Could you reproduce the lines below from the one with "true>), dim3((unsigned)((quads +" through the one with "const float* __restrict__ in_shift, const"? Keep both ends and add nothing.

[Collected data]
>>>>
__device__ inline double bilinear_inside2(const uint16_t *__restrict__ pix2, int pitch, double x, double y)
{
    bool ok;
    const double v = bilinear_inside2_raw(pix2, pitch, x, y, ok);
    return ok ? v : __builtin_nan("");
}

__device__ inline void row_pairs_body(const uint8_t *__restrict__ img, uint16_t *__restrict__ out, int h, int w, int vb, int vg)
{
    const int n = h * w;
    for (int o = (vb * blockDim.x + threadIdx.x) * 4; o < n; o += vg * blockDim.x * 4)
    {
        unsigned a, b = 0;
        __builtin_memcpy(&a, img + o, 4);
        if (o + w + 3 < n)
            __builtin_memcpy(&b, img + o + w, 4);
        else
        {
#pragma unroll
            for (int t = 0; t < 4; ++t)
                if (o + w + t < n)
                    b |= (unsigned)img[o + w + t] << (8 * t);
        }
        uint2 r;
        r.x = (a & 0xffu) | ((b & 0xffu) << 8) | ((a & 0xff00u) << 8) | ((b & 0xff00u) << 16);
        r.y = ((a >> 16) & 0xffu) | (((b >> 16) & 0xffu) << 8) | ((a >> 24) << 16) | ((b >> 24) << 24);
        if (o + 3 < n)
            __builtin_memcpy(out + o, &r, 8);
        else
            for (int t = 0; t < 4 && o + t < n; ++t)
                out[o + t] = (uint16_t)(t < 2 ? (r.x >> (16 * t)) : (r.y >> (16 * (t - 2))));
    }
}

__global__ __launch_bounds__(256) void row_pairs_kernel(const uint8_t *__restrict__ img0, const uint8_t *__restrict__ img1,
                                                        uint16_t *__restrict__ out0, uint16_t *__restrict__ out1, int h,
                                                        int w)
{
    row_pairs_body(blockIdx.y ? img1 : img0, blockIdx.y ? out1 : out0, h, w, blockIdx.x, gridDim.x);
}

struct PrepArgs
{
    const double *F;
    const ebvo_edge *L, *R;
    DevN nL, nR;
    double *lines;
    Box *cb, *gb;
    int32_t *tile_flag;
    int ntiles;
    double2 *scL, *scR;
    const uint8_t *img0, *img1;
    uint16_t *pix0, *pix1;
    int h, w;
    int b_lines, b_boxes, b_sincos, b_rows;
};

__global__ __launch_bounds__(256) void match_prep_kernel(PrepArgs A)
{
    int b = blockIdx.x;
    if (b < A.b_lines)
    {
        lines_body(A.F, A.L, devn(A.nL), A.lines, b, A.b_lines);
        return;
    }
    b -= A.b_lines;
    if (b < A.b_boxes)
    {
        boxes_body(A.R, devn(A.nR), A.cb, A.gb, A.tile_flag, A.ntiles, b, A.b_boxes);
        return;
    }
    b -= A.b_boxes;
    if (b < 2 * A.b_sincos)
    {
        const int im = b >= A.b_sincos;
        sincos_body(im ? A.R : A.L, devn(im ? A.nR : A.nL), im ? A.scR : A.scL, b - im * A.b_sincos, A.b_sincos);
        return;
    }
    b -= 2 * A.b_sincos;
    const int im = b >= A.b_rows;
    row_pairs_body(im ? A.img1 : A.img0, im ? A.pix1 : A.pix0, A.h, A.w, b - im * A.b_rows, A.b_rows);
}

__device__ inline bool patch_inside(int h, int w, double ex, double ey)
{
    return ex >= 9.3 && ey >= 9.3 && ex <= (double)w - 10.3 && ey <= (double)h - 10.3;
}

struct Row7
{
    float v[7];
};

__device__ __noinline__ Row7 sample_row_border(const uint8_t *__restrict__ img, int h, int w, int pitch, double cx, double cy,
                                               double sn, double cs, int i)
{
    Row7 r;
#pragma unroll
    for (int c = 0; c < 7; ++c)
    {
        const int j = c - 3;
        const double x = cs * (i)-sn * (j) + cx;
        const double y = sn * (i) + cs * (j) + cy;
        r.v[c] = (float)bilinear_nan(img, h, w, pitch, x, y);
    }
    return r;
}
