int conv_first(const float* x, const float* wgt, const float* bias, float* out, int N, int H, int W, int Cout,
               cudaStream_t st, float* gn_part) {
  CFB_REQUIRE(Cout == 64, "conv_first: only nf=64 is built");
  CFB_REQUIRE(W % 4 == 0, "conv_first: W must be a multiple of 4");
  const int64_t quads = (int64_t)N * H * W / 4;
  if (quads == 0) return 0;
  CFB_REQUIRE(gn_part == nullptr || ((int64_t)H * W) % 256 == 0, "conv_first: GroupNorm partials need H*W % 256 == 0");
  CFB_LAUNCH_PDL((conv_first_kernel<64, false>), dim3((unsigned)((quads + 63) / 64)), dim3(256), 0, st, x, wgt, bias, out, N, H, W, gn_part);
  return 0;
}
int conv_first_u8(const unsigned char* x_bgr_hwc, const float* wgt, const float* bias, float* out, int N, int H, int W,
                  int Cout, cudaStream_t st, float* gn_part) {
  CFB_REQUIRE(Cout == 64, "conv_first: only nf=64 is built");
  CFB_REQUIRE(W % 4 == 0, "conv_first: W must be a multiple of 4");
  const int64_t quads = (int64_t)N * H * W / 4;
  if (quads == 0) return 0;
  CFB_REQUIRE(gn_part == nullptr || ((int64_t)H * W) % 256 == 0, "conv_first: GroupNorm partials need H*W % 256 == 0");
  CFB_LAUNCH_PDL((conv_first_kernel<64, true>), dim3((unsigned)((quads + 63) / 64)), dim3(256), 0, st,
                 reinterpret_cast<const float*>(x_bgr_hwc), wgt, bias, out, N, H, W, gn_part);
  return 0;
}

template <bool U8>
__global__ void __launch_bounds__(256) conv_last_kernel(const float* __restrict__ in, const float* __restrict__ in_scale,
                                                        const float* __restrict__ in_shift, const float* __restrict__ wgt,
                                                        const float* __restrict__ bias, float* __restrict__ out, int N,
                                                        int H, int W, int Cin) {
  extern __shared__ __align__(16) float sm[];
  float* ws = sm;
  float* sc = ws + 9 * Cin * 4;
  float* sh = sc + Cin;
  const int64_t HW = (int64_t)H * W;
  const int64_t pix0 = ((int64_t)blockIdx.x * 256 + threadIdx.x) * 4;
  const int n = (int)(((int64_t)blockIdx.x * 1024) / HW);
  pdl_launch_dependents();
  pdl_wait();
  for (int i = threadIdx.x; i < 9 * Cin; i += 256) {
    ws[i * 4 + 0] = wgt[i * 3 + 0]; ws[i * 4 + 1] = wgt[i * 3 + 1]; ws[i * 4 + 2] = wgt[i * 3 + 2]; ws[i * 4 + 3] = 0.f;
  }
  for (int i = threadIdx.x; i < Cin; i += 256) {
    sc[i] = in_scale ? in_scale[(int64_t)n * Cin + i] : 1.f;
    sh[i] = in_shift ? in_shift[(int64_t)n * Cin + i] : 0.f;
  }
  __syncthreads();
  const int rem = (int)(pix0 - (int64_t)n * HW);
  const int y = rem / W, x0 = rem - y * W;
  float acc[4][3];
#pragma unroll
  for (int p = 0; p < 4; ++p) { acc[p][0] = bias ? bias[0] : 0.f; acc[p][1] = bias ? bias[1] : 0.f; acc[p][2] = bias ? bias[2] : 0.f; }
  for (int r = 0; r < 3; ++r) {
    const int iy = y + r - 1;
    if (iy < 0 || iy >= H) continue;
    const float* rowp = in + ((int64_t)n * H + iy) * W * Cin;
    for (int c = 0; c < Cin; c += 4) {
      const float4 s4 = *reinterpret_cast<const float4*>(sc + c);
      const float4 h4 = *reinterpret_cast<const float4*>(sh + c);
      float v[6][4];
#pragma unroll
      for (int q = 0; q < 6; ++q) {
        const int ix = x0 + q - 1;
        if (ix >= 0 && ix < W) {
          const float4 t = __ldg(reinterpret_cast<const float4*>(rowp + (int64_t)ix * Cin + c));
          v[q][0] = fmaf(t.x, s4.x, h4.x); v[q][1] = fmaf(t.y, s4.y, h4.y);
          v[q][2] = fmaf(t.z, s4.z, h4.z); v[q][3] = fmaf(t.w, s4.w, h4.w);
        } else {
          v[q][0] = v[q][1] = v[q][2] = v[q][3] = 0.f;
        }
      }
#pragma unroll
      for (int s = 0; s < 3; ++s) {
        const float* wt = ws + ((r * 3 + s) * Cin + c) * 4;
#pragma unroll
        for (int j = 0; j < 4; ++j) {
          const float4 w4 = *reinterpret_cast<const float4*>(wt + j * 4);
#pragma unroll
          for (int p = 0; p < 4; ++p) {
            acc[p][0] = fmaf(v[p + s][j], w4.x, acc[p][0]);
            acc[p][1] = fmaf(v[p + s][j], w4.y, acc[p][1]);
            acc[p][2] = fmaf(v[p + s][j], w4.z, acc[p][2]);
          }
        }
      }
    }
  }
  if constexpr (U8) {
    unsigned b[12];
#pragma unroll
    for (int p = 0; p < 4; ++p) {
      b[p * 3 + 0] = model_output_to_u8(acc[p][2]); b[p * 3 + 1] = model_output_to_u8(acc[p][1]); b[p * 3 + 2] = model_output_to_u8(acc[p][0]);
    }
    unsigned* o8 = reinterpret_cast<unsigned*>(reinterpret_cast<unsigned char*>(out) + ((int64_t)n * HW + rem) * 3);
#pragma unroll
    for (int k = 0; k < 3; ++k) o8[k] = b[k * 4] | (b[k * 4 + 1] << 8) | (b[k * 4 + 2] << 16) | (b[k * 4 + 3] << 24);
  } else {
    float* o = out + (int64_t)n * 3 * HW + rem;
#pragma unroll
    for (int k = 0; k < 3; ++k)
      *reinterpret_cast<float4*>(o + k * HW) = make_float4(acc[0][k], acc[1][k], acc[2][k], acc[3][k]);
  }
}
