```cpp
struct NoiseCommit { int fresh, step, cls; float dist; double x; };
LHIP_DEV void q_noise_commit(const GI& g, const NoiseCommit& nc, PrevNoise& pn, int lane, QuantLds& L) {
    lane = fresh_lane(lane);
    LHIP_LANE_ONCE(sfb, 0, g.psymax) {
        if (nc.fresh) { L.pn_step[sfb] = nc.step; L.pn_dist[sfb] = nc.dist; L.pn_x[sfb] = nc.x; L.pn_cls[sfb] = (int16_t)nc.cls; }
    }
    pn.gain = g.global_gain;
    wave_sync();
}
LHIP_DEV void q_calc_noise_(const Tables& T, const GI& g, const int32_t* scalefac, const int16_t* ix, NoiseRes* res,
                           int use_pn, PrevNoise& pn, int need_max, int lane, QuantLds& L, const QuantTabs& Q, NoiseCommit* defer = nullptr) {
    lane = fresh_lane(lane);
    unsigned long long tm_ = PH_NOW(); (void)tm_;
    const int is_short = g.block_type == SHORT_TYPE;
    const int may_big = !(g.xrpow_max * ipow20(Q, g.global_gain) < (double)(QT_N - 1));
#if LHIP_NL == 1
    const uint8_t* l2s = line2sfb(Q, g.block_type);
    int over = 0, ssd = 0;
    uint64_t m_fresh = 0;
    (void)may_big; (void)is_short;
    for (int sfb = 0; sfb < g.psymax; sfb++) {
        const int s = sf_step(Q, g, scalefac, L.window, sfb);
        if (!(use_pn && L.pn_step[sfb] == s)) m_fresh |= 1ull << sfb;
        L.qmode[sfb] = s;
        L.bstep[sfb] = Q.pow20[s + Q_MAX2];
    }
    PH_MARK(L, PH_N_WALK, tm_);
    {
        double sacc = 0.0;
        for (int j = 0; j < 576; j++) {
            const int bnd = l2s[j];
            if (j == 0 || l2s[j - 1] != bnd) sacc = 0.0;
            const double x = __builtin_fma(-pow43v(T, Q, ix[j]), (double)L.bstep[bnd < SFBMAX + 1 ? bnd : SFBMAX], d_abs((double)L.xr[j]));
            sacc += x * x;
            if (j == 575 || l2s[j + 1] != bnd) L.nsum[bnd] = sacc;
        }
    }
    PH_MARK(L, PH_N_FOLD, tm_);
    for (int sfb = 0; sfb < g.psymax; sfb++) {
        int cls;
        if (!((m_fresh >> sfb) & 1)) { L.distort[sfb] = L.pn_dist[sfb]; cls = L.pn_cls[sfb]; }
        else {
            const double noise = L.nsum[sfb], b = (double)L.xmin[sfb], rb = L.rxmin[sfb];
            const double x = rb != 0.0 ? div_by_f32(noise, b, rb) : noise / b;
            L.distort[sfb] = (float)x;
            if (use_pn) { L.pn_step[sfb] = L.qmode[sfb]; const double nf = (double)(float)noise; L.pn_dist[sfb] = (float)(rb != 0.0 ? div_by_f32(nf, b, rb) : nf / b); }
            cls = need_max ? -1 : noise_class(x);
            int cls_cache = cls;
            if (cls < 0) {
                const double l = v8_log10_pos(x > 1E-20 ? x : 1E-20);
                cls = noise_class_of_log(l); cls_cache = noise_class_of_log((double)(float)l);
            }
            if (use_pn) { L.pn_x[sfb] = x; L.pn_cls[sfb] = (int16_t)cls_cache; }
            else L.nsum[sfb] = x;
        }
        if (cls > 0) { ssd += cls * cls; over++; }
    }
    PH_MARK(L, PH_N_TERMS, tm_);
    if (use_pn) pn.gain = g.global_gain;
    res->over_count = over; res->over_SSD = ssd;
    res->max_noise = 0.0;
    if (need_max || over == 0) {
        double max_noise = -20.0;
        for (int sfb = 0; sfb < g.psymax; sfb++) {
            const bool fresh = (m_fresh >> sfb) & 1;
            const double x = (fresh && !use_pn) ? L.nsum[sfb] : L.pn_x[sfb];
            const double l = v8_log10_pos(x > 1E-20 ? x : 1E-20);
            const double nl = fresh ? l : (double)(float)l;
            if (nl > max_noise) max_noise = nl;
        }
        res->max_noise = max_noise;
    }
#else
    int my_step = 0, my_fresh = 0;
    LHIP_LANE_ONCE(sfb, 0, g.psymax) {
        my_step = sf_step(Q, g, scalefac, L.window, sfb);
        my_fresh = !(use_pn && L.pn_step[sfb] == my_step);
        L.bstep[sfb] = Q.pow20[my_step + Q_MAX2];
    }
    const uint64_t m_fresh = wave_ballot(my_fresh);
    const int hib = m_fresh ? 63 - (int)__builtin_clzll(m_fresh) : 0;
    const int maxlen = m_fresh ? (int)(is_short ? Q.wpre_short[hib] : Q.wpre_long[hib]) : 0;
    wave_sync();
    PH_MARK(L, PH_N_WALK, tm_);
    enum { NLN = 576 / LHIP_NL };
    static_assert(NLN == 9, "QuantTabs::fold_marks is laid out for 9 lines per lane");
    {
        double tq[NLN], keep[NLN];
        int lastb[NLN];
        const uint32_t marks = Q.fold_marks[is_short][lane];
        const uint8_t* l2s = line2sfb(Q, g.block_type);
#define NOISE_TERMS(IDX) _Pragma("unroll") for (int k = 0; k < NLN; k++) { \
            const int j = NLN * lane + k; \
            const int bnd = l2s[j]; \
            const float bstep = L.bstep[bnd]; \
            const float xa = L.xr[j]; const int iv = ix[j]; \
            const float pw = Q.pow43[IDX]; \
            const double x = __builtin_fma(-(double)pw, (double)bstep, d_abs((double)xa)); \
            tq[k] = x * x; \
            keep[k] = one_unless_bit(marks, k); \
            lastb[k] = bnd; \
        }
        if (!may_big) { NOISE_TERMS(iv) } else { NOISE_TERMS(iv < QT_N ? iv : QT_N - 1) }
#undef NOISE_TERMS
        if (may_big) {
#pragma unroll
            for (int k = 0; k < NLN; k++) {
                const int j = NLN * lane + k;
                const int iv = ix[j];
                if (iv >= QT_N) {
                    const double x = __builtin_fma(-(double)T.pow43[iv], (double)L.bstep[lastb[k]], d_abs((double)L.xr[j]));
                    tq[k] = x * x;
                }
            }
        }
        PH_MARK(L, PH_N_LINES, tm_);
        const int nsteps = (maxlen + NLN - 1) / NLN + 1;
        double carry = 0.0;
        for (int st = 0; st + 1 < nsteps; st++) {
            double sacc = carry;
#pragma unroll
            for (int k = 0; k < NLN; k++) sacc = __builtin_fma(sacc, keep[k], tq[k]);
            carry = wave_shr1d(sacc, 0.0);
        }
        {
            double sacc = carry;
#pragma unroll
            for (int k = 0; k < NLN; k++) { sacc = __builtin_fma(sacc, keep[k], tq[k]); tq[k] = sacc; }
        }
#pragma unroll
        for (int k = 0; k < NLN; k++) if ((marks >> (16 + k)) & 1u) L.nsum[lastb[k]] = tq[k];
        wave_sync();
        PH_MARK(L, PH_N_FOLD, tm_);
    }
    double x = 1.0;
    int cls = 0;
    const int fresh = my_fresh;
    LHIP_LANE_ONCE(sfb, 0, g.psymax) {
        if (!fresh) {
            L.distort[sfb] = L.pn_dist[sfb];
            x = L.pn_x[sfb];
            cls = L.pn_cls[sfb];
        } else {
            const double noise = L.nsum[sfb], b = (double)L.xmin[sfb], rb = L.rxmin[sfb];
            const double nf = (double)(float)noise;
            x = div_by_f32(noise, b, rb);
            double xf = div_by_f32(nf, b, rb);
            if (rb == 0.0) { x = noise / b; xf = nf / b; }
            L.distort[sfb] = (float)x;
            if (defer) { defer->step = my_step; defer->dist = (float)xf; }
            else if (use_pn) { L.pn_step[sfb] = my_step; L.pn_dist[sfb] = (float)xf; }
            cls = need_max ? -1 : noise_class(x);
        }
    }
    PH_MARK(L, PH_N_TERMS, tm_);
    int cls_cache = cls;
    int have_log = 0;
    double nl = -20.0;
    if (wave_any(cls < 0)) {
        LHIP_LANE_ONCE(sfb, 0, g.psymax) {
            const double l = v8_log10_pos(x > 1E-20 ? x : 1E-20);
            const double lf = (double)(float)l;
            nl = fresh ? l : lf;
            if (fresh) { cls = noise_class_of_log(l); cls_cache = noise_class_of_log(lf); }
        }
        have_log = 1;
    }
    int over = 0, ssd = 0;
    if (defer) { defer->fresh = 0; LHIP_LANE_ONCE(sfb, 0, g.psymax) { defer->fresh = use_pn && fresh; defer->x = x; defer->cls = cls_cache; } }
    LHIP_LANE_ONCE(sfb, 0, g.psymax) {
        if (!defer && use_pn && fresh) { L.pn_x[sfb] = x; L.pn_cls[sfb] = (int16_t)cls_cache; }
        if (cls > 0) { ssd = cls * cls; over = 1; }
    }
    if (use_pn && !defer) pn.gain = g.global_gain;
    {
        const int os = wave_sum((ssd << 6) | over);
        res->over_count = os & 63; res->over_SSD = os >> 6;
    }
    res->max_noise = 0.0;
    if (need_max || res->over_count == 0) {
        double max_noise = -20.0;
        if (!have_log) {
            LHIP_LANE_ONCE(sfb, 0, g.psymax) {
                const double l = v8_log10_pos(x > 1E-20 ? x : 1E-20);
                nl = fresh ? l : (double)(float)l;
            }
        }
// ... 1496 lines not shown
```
<<<<
◆ **TASK OUTPUT**:
  CFB_LAUNCH_PDL((conv_first_kernel<64, true>), dim3((unsigned)((quads + 63) / 64)), dim3(256), 0, st,
                 reinterpret_cast<const float*>(x_bgr_hwc), wgt, bias, out, N, H, W, gn_part);
  return 0;
}

template <bool U8>
__global__ void __launch_bounds__(256) conv_last_kernel(const float* __restrict__ in, const float* __restrict__ in_scale,
                                                        const float* __restrict__ in_shift, const float* __restrict__ wgt,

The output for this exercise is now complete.